■ **Work item**
Repeat word for word the opening stretch of the entries, from the first line through the line containing "const float bcxf".

■ **Dataset entries**
★ ★ ★ ★

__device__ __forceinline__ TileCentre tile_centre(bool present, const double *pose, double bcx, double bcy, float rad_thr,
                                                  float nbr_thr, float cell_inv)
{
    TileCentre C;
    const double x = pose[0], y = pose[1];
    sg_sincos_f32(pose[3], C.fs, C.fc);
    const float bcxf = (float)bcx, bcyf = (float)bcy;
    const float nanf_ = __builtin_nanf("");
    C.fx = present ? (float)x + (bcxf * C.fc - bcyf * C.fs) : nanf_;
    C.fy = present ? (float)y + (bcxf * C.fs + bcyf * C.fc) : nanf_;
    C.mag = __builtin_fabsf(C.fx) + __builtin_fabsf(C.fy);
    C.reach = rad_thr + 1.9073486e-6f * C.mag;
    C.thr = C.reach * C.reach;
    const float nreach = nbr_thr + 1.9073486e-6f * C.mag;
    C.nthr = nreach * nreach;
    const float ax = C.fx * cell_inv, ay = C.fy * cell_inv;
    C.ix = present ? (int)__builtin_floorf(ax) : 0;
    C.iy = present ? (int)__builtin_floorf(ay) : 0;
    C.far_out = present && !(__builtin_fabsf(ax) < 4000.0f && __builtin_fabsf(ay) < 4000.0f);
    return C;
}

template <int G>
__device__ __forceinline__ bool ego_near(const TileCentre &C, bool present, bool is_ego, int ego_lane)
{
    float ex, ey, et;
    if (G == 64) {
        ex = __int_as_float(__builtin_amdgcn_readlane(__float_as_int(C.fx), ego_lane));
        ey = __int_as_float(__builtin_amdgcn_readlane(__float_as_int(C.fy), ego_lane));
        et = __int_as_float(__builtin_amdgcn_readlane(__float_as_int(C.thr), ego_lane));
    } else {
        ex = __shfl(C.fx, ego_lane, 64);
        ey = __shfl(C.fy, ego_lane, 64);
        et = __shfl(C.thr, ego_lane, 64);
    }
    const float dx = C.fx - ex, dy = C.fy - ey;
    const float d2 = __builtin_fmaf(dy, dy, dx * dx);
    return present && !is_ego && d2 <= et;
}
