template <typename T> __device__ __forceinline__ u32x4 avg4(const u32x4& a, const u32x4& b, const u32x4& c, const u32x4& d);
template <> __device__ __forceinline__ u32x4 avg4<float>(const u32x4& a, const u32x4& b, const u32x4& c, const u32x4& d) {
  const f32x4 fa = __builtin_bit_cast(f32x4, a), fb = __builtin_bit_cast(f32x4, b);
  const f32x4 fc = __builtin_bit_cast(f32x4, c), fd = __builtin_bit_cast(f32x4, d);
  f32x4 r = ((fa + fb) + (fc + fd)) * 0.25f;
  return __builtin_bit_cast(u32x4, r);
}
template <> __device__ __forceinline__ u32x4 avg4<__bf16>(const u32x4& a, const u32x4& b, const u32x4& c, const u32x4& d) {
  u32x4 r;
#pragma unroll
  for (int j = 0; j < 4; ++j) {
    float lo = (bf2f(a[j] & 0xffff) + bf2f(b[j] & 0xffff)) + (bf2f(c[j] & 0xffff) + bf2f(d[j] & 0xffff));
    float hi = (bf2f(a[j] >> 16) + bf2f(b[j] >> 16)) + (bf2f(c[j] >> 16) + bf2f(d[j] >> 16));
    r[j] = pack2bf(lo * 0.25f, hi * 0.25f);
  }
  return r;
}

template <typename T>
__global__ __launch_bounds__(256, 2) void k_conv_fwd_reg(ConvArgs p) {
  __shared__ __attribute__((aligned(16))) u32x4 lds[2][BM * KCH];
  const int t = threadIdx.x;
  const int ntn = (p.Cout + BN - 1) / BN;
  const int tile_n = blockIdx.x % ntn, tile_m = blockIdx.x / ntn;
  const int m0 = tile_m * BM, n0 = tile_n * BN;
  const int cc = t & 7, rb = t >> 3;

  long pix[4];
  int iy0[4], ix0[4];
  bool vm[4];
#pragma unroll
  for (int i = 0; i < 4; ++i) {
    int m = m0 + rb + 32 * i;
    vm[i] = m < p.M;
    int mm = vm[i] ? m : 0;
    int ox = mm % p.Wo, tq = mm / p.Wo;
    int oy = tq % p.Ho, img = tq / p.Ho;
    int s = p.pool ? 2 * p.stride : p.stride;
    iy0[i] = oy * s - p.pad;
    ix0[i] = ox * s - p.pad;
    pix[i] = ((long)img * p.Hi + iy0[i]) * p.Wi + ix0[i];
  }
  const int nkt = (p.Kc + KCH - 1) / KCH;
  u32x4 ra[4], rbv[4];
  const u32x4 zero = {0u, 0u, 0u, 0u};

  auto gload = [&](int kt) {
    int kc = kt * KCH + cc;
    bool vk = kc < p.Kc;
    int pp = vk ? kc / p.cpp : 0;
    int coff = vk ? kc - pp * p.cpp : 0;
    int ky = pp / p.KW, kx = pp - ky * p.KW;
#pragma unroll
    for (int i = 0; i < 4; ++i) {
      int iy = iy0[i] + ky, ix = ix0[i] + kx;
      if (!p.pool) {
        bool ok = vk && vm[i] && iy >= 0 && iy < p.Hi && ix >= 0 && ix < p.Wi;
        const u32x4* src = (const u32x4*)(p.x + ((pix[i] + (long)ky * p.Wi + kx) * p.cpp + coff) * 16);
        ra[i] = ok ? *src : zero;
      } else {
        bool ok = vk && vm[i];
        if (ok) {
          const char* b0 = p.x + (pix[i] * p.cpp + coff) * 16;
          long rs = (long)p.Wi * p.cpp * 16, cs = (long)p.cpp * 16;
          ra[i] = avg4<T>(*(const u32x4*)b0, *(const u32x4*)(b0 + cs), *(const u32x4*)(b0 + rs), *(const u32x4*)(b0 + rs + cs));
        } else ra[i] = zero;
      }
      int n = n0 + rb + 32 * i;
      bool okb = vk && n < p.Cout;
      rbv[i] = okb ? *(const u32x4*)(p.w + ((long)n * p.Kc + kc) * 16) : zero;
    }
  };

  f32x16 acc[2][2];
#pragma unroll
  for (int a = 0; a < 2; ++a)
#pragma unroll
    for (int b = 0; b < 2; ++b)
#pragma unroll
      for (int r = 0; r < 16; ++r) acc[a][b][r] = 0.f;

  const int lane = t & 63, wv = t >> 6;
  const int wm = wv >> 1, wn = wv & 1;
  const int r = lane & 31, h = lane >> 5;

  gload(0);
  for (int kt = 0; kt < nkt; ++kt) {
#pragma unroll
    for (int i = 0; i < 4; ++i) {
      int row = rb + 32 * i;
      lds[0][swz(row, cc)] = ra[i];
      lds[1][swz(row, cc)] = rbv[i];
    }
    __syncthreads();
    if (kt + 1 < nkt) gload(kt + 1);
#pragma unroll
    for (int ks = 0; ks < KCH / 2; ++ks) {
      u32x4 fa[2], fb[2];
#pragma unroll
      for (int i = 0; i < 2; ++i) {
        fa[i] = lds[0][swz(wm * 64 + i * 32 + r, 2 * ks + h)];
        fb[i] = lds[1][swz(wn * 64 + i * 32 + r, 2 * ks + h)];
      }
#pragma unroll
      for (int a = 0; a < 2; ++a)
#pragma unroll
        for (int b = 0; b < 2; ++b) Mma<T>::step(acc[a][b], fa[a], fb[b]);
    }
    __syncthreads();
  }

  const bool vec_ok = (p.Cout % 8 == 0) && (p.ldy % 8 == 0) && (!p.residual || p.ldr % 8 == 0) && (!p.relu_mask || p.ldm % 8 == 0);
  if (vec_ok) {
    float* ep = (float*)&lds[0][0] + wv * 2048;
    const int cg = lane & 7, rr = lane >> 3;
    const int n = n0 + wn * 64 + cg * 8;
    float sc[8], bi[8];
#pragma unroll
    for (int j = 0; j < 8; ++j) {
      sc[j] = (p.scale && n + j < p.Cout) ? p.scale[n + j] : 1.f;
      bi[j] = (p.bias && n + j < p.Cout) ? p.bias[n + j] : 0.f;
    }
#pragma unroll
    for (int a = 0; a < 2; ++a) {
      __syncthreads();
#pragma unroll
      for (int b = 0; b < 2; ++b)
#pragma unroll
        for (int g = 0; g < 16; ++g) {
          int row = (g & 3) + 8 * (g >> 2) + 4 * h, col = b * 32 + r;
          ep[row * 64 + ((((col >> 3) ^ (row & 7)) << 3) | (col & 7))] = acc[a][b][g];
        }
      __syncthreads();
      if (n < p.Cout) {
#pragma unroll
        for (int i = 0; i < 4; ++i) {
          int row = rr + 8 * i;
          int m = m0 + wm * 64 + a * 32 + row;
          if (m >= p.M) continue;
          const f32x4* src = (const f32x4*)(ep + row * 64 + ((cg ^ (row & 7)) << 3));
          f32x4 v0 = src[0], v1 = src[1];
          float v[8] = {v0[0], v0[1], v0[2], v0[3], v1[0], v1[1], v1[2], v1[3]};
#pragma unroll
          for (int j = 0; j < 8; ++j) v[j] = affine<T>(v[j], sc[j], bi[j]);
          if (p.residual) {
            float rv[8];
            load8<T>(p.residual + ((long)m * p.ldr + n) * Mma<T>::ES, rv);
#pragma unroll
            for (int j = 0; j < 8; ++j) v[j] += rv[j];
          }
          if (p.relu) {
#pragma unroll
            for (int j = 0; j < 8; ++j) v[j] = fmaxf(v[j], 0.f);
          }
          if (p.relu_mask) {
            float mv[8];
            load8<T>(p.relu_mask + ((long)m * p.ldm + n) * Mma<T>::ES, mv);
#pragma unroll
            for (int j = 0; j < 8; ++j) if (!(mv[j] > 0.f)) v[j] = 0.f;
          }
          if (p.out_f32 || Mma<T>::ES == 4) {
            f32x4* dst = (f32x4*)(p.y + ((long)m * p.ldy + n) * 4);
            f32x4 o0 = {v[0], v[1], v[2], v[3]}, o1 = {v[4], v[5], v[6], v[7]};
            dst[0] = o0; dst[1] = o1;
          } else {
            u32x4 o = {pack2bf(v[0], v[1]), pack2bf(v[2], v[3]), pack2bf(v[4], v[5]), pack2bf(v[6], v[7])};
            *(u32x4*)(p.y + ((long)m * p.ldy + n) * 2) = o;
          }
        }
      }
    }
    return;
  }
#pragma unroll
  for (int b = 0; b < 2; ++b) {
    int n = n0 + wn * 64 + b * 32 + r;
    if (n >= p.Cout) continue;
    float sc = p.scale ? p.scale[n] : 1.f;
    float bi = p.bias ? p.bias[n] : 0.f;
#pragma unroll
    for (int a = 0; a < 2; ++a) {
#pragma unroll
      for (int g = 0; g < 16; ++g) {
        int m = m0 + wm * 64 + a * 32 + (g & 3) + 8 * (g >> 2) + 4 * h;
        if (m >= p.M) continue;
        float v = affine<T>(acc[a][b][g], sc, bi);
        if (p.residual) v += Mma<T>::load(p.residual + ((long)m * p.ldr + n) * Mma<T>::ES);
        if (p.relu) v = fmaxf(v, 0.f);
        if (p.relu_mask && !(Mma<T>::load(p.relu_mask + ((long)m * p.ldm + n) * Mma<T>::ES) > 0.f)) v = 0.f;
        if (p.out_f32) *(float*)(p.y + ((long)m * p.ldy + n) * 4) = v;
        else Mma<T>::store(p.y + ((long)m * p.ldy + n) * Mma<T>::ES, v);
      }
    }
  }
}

★ ★ ★ ★

■ **Output for this exercise**
__device__ __forceinline__ TileCentre tile_centre(bool present, const double *pose, double bcx, double bcy, float rad_thr,
                                                  float nbr_thr, float cell_inv)
{
    TileCentre C;
    const double x = pose[0], y = pose[1];
    sg_sincos_f32(pose[3], C.fs, C.fc);
    const float bcxf = (float)bcx, bcyf = (float)bcy;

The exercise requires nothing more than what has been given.